Marshall Islands President Christopher Loeak bid Jose Salvador Alvarenga farewell at the airport.

“Thank you for the support, the support by your people,”Alvarenga told him in Spanish in a soft voice.

Alvarenga, clean-shaven and walking without assistance, said he was “doing very well.”

He told officials during his two-week recuperation at a hospital and a hotel in the capital, Majuro, that he left Mexico in late 2012 with another fisherman, who later died, when a storm threw them off course and he drifted across 6,500 miles of open ocean. He said he survived on fish, birds and turtles.

About 50 officials, volunteers and reporters gathered at the airport to see him off. He was flying first to Hawaii and then on to El Salvador be reunited with his family.

Alvarenga, accompanied by Diego Dalton, an official from El Salvador’s embassy in Tokyo, said that people of the Marshall Islands were “very good” to him, and called them “my very good friends.”
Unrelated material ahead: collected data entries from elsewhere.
template <int D, class Body>
__device__ __forceinline__ void for_each_batch(const uint4 *buckets, const uint32_t *segcnt, const PartGeom &g, uint32_t b,
                                               const uint4 pad, Body body)
{
    const uint32_t lane = threadIdx.x & 63, wave = threadIdx.x >> 6;
    const uint32_t nseg = g.nwg > wave ? (g.nwg - wave + kApplyWaves - 1) / kApplyWaves : 0;
    uint32_t mycnt = 0;
    if (lane < nseg) mycnt = segcnt[(uint64_t)b * g.nwg + wave + kApplyWaves * lane];
    if (g.dense) {
        const uint32_t incl = wave_inclusive_scan(mycnt), excl = incl - mycnt;
        const uint32_t T = (uint32_t)__builtin_amdgcn_readlane((int)incl, 63);
        for (uint32_t G0 = 0; G0 < T; G0 += 64u * D) {
            uint4 q[D];
#pragma unroll
            for (int d = 0; d < D; ++d) {
                const uint32_t row = G0 + 64u * (uint32_t)d;
// ... 5 lines not shown
                for (; t < 64; ++t) {
                    const uint32_t end_t = (uint32_t)__builtin_amdgcn_readlane((int)incl, t);
                    if (end_t > row + 63u) break;
                    const bool past = G >= end_t;
                    seg = past ? t + 1 : seg;
                    first = past ? end_t : first;
                }
                seg = seg < 64 ? seg : 63;
                q[d] = pad;
                if (G < T) q[d] = buckets[seg_index(g, b, wave + kApplyWaves * seg) * g.segcap + (G - first)];
            }
            body(q);
        }
        return;
    }
    const uint32_t chunks = (mycnt + 63) >> 6;
    const uint32_t incl = wave_inclusive_scan(chunks), excl = incl - chunks;
    const uint32_t C = (uint32_t)__builtin_amdgcn_readlane((int)incl, 63);
    for (uint32_t c0 = 0; c0 < C; c0 += D) {
        uint4 q[D];
#pragma unroll
        for (int d = 0; d < D; ++d) {
            const uint32_t cc = c0 + d;
            const uint32_t seg = (uint32_t)__builtin_popcountll(__ballot(incl <= cc));
            const uint32_t sl = seg < 64 ? seg : 63;
            const uint32_t v = (cc - (uint32_t)__builtin_amdgcn_readlane((int)excl, sl)) * 64 + lane;
            const uint32_t cnt = seg < 64 ? (uint32_t)__builtin_amdgcn_readlane((int)mycnt, sl) : 0;
            const uint4 *src = buckets + seg_index(g, b, wave + kApplyWaves * sl) * g.segcap;
            q[d] = pad;
            if (v < cnt) q[d] = src[v];
        }
        body(q);
    }
}

constexpr int kApplyDepth = 12;

constexpr uint64_t kNtTableWords = 1ULL << 25;
__device__ __forceinline__ uint4 slice_piece(const uint32_t *tab, uint64_t tab_words, uint64_t w0, uint32_t w, bool nt = false)
{
    const uint64_t gw = w0 + w;
    if (gw + 3 < tab_words) {
        if (nt) {
            typedef unsigned int nt_u32x4 __attribute__((ext_vector_type(4)));
            const nt_u32x4 v = __builtin_nontemporal_load(reinterpret_cast<const nt_u32x4 *>(tab + gw));
// ... 15 lines not shown
    for (uint32_t wb = threadIdx.x * 4; wb < slice_words; wb += kApplyThreads * 4 * kSliceLoads) {
        uint4 t[kSliceLoads];
#pragma unroll
        for (int u = 0; u < kSliceLoads; ++u) {
            const uint32_t w = wb + (uint32_t)u * kApplyThreads * 4;
            t[u] = w < slice_words ? slice_piece(tab, tab_words, w0, w, nt) : make_uint4(0, 0, 0, 0);
        }
#pragma unroll
        for (int u = 0; u < kSliceLoads; ++u) {
            const uint32_t w = wb + (uint32_t)u * kApplyThreads * 4;
            if (w < slice_words) *reinterpret_cast<uint4 *>(smem + w) = t[u];
        }
    }
}

template <int DEPTH = kApplyDepth, class F4>
__device__ __forceinline__ void for_each_group(const uint4 *buckets, const uint32_t *segcnt, const PartGeom &g, uint32_t b,
                                               const uint4 pad, F4 f4)
{
    for_each_batch<DEPTH>(buckets, segcnt, g, b, pad, [&](const uint4 (&q)[DEPTH]) {
#pragma unroll
        for (int d = 0; d < DEPTH; ++d) f4(q[d]);
    });
}
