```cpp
#pragma unroll
        for (int pt = 0; pt < 4; ++pt) {
            const int q = (wave * 4 + pt) * 16 + li;
#pragma unroll
            for (int ct = 0; ct < 4; ++ct) {
                bf16x4 v = f32_to_bf4(acc[ct][pt]);
                if (q >= npx) v = bf16x4{0, 0, 0, 0};
                *reinterpret_cast<bf16x4*>(s_patch + q * SROW + (ct * 16 + lg * 4) * 2) = v;
            }
        }
        __syncthreads();
        bf16_t* ybase = p.y + ((size_t)n * p.OH + oh0) * p.OW * 64;
        for (int e = tid; e < npx * 8; e += NT) {
            const int q = e >> 3, ch = e & 7;
            const s16x4 lo = *reinterpret_cast<const s16x4*>(s_patch + q * SROW + ch * 16);
            const s16x4 hi = *reinterpret_cast<const s16x4*>(s_patch + q * SROW + ch * 16 + 8);
            union { struct { s16x4 a, b; } s; bf16x8 v; } u;
            u.s.a = lo; u.s.b = hi;
            *reinterpret_cast<bf16x8*>(ybase + (size_t)q * 64 + ch * 8) = u.v;
        }
        if (p.stats) {
            union { s16x4 h[2]; bf16x8 v; } ones;
            ones.h[0] = s16x4{0x3F80, 0x3F80, 0x3F80, 0x3F80};
            ones.h[1] = ones.h[0];
            const int trow = 8 * lg + (li >> 2);
            f32x4 dsum = {0.f, 0.f, 0.f, 0.f}, dsq = {0.f, 0.f, 0.f, 0.f};
            const int nps = (npx + 31) >> 5;
            for (int ps = 0; ps < nps; ++ps) {
                const char* fp = s_patch + (ps * 32 + trow) * SROW + (wave * 16 + 4 * (li & 3)) * 2;
                union { s16x4 h[2]; bf16x8 v; } f;
                f.h[0] = __builtin_amdgcn_ds_read_tr16_b64_v4i16((__attribute__((address_space(3))) s16x4*)(fp));
                f.h[1] = __builtin_amdgcn_ds_read_tr16_b64_v4i16((__attribute__((address_space(3))) s16x4*)(fp + 4 * SROW));
                dsum = __builtin_amdgcn_mfma_f32_16x16x32_bf16(ones.v, f.v, dsum, 0, 0, 0);
                dsq = __builtin_amdgcn_mfma_f32_16x16x32_bf16(f.v, f.v, dsq, 0, 0, 0);
            }
            if (lg == 0) cs[wave * 16 + li] += dsum[0];
            if ((li >> 2) == lg) {
                const int r = li & 3;
                cs[64 + wave * 16 + li] += r == 0 ? dsq[0] : r == 1 ? dsq[1] : r == 2 ? dsq[2] : dsq[3];
            }
        }
        __syncthreads();
    }
    if (p.stats) {
        __syncthreads();
        if (tid < 128) det_add(p.stats + (size_t)g * ADAMML_STAT_SLOTS * 128 + tid, 128, cs[tid]);
    }
}

struct StemWP {
    const bf16_t* x;
    const bf16_t* dz;
    float* ws;
    int N, H, W, xc, OH, OW, R, tiles_per_img, total_tiles, tpb, PW, PR;
};

constexpr int DZROW = 128 + 8;
constexpr int MAXDZ = 8;

__global__ __launch_bounds__(NT, 2) void conv_stem_wgrad_kernel(StemWP p) {
    extern __shared__ __attribute__((aligned(16))) char smem[];
    char* s_patch = smem;
    char* s_dz = smem + ((p.PR * p.PW * 8 + 15) & ~15);
    const int tid = threadIdx.x, lane = tid & 63, wave = tid >> 6;
    const int li = lane & 15, lg = lane >> 4;
    const int pairs_per_row = p.PW >> 1;
    const int nslots = p.PR * pairs_per_row;
    int s_off[MAXSLOT], s_ih[MAXSLOT], s_iw[MAXSLOT];
#pragma unroll
    for (int l = 0; l < MAXSLOT; ++l) {
        const int e = tid + l * NT;
        const int pr = e / pairs_per_row, pc = (e - pr * pairs_per_row) * 2;
        s_ih[l] = e < nslots ? pr : -(1 << 20);
        s_iw[l] = pc - 3;
        s_off[l] = (pr * p.PW + pc) * 8;
    }
    s16x4 ra[MAXSLOT], rb[MAXSLOT];
    bf16x8 rz[MAXDZ];
    unsigned vmask = 0;
    auto load_tile = [&](int tile) {
        const int n = tile / p.tiles_per_img, tr = tile - n * p.tiles_per_img;
// ... 128 lines not shown
    }
}

__global__ void pack_stem_weight_kernel(const float* w, bf16_t* out, int cin_true) {
    const int e = blockIdx.x * blockDim.x + threadIdx.x;
    if (e >= 64 * KTOT) return;
    const int c = e & 3, kw = (e >> 2) & 7, kh = (e >> 5) % 7, co = e / KTOT;
    float v = 0.f;
    if (kw < 7 && c < cin_true) v = w[((size_t)(co * cin_true + c) * 7 + kh) * 7 + kw];
    reinterpret_cast<__bf16*>(out)[e] = (__bf16)v;
}

}

extern "C" int adamml_pack_stem_weight(const float* w, void* out, int cout, int cin_true, hipStream_t stream) {
    if (!w || !out) return adamml_set_error(ADAMML_EINVAL, "pack_stem_weight: null argument");
    if (cout != 64 || cin_true < 1 || cin_true > 4)
        return adamml_set_error(ADAMML_EUNSUPPORTED, "pack_stem_weight: needs cout == 64 and 1..4 input channels (cout=%d cin=%d)", cout, cin_true);
    hipLaunchKernelGGL(pack_stem_weight_kernel, dim3(ceil_div(64 * KTOT, 256)), dim3(256), 0, stream, w, (bf16_t*)out, cin_true);
    return adamml_check_launch("pack_stem_weight");
}

extern "C" int adamml_conv_stem_supported(const adamml_conv_desc_t* d) {
    if (!d) return 0;
    if (d->KH != 7 || d->KW != 7 || d->stride != 2 || d->pad != 3 || d->Cout != 64 || (d->Cin != 8 && d->Cin != 4)) return 0;
    if (d->W % 2 || d->OW != d->W / 2 || d->OH != (d->H + 6 - 7) / 2 + 1 || d->OW > MAXPX || d->OW < 1) return 0;
    const int R = MAXPX / d->OW;
    const int PR = 2 * R + 5, PW = d->W + 6;
    const size_t patch = (size_t)PR * PW * 8, stage = (size_t)MAXPX * SROW;
    if (PR * (PW / 2) > MAXSLOT * NT) return 0;
    return 64 * WROW + 512 + (patch > stage ? patch : stage) <= 64 * 1024;
}

extern "C" int adamml_conv_stem_fwd(const adamml_conv_desc_t* d, const void* x, const void* w_stem_packed, void* y, double* stats,
                                    hipStream_t stream) {
    if (!d || !x || !w_stem_packed || !y) return adamml_set_error(ADAMML_EINVAL, "conv_stem_fwd: null argument");
    if (!adamml_conv_stem_supported(d))
        return adamml_set_error(ADAMML_EUNSUPPORTED, "conv_stem_fwd: needs a 7x7/2 pad 3 conv of a <=4-channel (8-padded) image to 64 "
                                "channels with even W <= %d*2 (H=%d W=%d Cin=%d Cout=%d)", MAXPX, d->H, d->W, d->Cin, d->Cout);
    StemP p;
    p.x = (const bf16_t*)x; p.w = (const bf16_t*)w_stem_packed; p.y = (bf16_t*)y; p.stats = stats;
    p.N = d->N; p.H = d->H; p.W = d->W; p.xc = d->Cin; p.OH = d->OH; p.OW = d->OW;
    p.R = MAXPX / d->OW;
    if (p.R > d->OH) p.R = d->OH;
    p.PR = 2 * p.R + 5; p.PW = d->W + 6;
    p.tiles_per_img = ceil_div(d->OH, p.R);
    p.total_tiles = d->N * p.tiles_per_img;
    if (p.total_tiles <= 0) return ADAMML_OK;
    const int groups = d->groups < 1 ? 1 : d->groups;
    p.gx = (size_t)d->N * d->H * d->W * d->Cin;
    p.gy = (size_t)d->N * d->OH * d->OW * 64;
    p.tpb = (int)(((long)p.total_tiles * groups + 1535) / 1536);
    if (p.tpb < 1) p.tpb = 1;
    const size_t patch = (size_t)p.PR * p.PW * 8, stage = (size_t)MAXPX * SROW;
    const size_t lds = 64 * WROW + 512 + (patch > stage ? patch : stage);
    hipLaunchKernelGGL(conv_stem_kernel, dim3(ceil_div(p.total_tiles, p.tpb), groups), dim3(NT), lds, stream, p);
    return adamml_check_launch("conv_stem_fwd");
}

static int stem_wgrad_blocks(const adamml_conv_desc_t* d, int* tpb_out) {
    const int R = MAXPX / d->OW > d->OH ? d->OH : MAXPX / d->OW;
    const long total = (long)(d->groups < 1 ? 1 : d->groups) * d->N * ceil_div(d->OH, R);
    int tpb = (int)((total + 767) / 768);
    if (tpb < 1) tpb = 1;
    *tpb_out = tpb;
    return (int)((total + tpb - 1) / tpb);
}

extern "C" size_t adamml_conv_stem_bwd_weight_workspace(const adamml_conv_desc_t* d) {
    if (!d || !adamml_conv_stem_supported(d)) return 0;
    int tpb;
    return (size_t)stem_wgrad_blocks(d, &tpb) * 64 * KTOT * sizeof(float);
}

extern "C" int adamml_conv_stem_bwd_weight(const adamml_conv_desc_t* d, const void* dz, const void* x, float* dw, int cin_true,
                                           void* workspace, size_t workspace_bytes, hipStream_t stream) {
    if (!d || !dz || !x || !dw || !workspace) return adamml_set_error(ADAMML_EINVAL, "conv_stem_bwd_weight: null argument");
    if (!adamml_conv_stem_supported(d) || cin_true < 1 || cin_true > 4)
        return adamml_set_error(ADAMML_EUNSUPPORTED, "conv_stem_bwd_weight: not a stem shape (see adamml_conv_stem_supported)");
    StemWP p;
    p.x = (const bf16_t*)x; p.dz = (const bf16_t*)dz; p.ws = (float*)workspace;
    p.N = d->N * (d->groups < 1 ? 1 : d->groups);
    p.H = d->H; p.W = d->W; p.xc = d->Cin; p.OH = d->OH; p.OW = d->OW;
    p.R = MAXPX / d->OW;
    if (p.R > d->OH) p.R = d->OH;
    p.PR = 2 * p.R + 5; p.PW = d->W + 6;
    p.tiles_per_img = ceil_div(d->OH, p.R);
    p.total_tiles = p.N * p.tiles_per_img;
    if (p.total_tiles <= 0) return ADAMML_OK;
    const int nblk = stem_wgrad_blocks(d, &p.tpb);
// ... 12 lines not shown
```

adamml_amd/hip.py:

```python
import ctypes
import os
from ctypes import c_void_p, c_int, c_int32, c_int64, c_float, c_double, c_size_t, c_char_p, POINTER, Structure, byref

import torch

_HERE = os.path.dirname(os.path.abspath(__file__))
LIB_PATH = os.environ.get("ADAMML_HIP_LIB") or os.path.join(_HERE, "libadamml_hip.so")

ACT_NONE, ACT_RELU, ACT_RELU6 = 0, 1, 2
STAT_SLOTS = 32


class ConvDesc(Structure):
    _fields_ = [(n, c_int32) for n in ("N", "H", "W", "Cin", "OH", "OW", "Cout", "KH", "KW", "stride", "pad", "up", "act",
                                      "accumulate", "groups", "in_gstride")]

    def __init__(self, *args, **kw):
        super().__init__(*args, **kw)
        if self.groups < 1:
            self.groups = 1


_P, _I, _F, _D, _Z, _L = c_void_p, c_int, c_float, c_double, c_size_t, c_int64
_DESC = POINTER(ConvDesc)

SIGNATURES = {
    "adamml_conv_fwd": [_DESC, _P, _P, _P, _P, _P, _P, _P],
    "adamml_conv_bwd_data": [_DESC, _P, _P, _P, _I, _P],
    "adamml_conv_fwd_bn_add": [_DESC, _P, _P, _P, _P, _P, _P, _P, _P, _I, _I, _P, _P, _P],
    "adamml_conv_fwd_bn_add_next": [_DESC, _P, _P, _P, _P, _P, _P, _P, _P, _I, _I, _P, _P, _P, _P, _P, _P],
    "adamml_conv_fwd_bn_add_tpool": [_DESC, _P, _P, _P, _P, _P, _P, _P, _P, _I, _I, _I, _P, _P, _P],
    "adamml_temporal_pool_bwd_code": [_P, _P, _P, _P, _I, _I, _I, _I, _I, _P],
    "adamml_temporal_pool_bwd_code_prod": [_P, _P, _P, _P, _P, _P, _P, _I, _I, _P, _P, _Z, _I, _I, _I, _I, _I, _I, _P],
    "adamml_copy2d": [_P, _Z, _P, _Z, _Z, _Z, _P],
    "adamml_gram_stats": [_P, _P, _P, _P, _I, _I, _I, _P],
    "adamml_gram_colsum": [_P, _P, _P, _I, _I, _P, _P, _Z, _I, _I, _P, _Z, _P],
    "adamml_conv_bwd_data_bn": [_DESC, _P, _P, _P, _P, _P, _I, _P, _P],
    "adamml_bn_bwd_affine": [_P, _P, _P, _I, _I, _P],
    "adamml_conv_bwd_data_dual": [_DESC, _P, _P, _P, _P, _P, _P, _I, _P, _P, _I, _P, _P],
    "adamml_conv_bwd_weight_grouped": [_DESC, _P, _P, _P, _I, _I, _P, _P, _P, _P, _I, _P, _Z, _P],
    "adamml_lazy_colsum": [_P, _P, _P, _I, _I, _P, _Z, _I, _I, _P],
    "adamml_alg_sumfix": [_P, _P, _P, _P, _I, _I, _I, _P],
    "adamml_alg_pack": [_P, _P, _P, _P, _P, _I, _I, _I, _P],
    "adamml_alg_wgrad_combine": [_P, _P, _P, _P, _P, _P, _P, _I, _I, _I, _P],
    "adamml_conv_bwd_data_alg": [_DESC, _P, _P, _P, _P, _P, _P, _P, _I, _P, _P, _I, _P, _P],
    "adamml_conv_bwd_data_res": [_DESC, _P, _P, _P, _I, _P, _P, _I, _P, _P, _P, _P, _P, _P, _P],
    "adamml_conv_bwd_data_res_prod": [_DESC, _P, _P, _P, _P, _I, _P, _P, _P, _P, _I, _I, _I, _P, _P, _Z, _P],
    "adamml_bn_act_add_mask": [_P, _P, _P, _I, _I, _P, _P, _P, _I, _P, _P, _Z, _I, _I, _P],
# ... 98 lines not shown
    lib.adamml_conv_bwd_data_alg_streams.restype = c_int
    lib.adamml_conv_fused_input_supported.argtypes = [_DESC]
    lib.adamml_conv_fused_input_supported.restype = c_int
    lib.adamml_conv1x1_narrow_supported.argtypes = [_DESC, c_int]
    lib.adamml_conv1x1_narrow_supported.restype = c_int
    lib.adamml_conv1x1_wide_supported.argtypes = [_DESC, c_int]
    lib.adamml_conv1x1_wide_supported.restype = c_int
    lib.adamml_conv_fwd_bn_add_supported.argtypes = [_DESC]
    lib.adamml_conv_fwd_bn_add_supported.restype = c_int
    lib.adamml_conv_fwd_bn_add_next_supported.argtypes = [_DESC, c_int]
    lib.adamml_conv_fwd_bn_add_next_supported.restype = c_int
    lib.adamml_conv_fwd_bn_add_tpool_supported.argtypes = [_DESC, _I, _I, _I]
    lib.adamml_conv_fwd_bn_add_tpool_supported.restype = c_int
    lib.adamml_conv_bwd_data_dual_supported.argtypes = [_DESC]
    lib.adamml_conv_bwd_data_dual_supported.restype = c_int
    lib.adamml_conv_bwd_data_res_supported.argtypes = [_DESC]
    lib.adamml_conv_bwd_data_res_supported.restype = c_int
    lib.adamml_temporal_pool_bwd_res_supported.argtypes = [_I, _I, _I]
    lib.adamml_temporal_pool_bwd_res_supported.restype = c_int
    lib.adamml_dwconv_bwd_data_bn_supported.argtypes = [_DESC]
    lib.adamml_dwconv_bwd_data_bn_supported.restype = c_int
    lib.adamml_temporal_pool_bwd_code_prod_supported.argtypes = [c_int, c_int, c_int]
    lib.adamml_temporal_pool_bwd_code_prod_supported.restype = c_int
    lib.adamml_temporal_pool_bwd_code_prod_workspace.argtypes = [c_int, c_int, c_int, c_int, c_int, c_int]
    lib.adamml_temporal_pool_bwd_code_prod_workspace.restype = c_size_t
    lib.adamml_dwconv_bwd_fused_supported.argtypes = [_DESC]
    lib.adamml_dwconv_bwd_fused_supported.restype = c_int
    lib.adamml_dwconv_bwd_fused_workspace.argtypes = [_DESC]
    lib.adamml_dwconv_bwd_fused_workspace.restype = c_size_t
    lib.adamml_jpeg_decode_workspace.argtypes = [_L]
    lib.adamml_jpeg_decode_workspace.restype = c_size_t
    lib.adamml_conv_stem_supported.argtypes = [_DESC]
    lib.adamml_conv_stem_supported.restype = c_int
    lib.adamml_plan_run.argtypes = [c_void_p, c_int, c_void_p, c_int, c_void_p, c_int, c_void_p, c_int]
    lib.adamml_plan_run.restype = c_int
    lib.adamml_plan_events_create.argtypes = [c_void_p, c_int]
    lib.adamml_plan_events_create.restype = c_int
    lib.adamml_plan_events_destroy.argtypes = [c_void_p, c_int]
    lib.adamml_plan_events_destroy.restype = c_int
    lib.adamml_plan_num_entry_points.restype = c_int
    lib.adamml_pack_block_elems.restype = c_int
    lib.adamml_version.restype = c_int
    lib.adamml_last_error_string.restype = c_char_p
    lib.adamml_set_deterministic.argtypes = [_I]
    lib.adamml_set_deterministic.restype = c_int
    lib.adamml_get_deterministic.restype = c_int
    _lib = lib
    return lib
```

Alvarenga’s spritely appearance a week ago while greeting hundreds of well-wishers in Majuro had many questioning his story. But he looked much weaker Thursday during a brief public appearance at the hotel, and had to be assisted into the room by two people while others stood by ready to help.

His family in El Salvador has spoken to him by phone since the story broke out. Alvarenga’s 14-year-old daughter, Fatima, said last week that she didn’t remember ever seeing her father, who left El Salvador when she was just over a year old.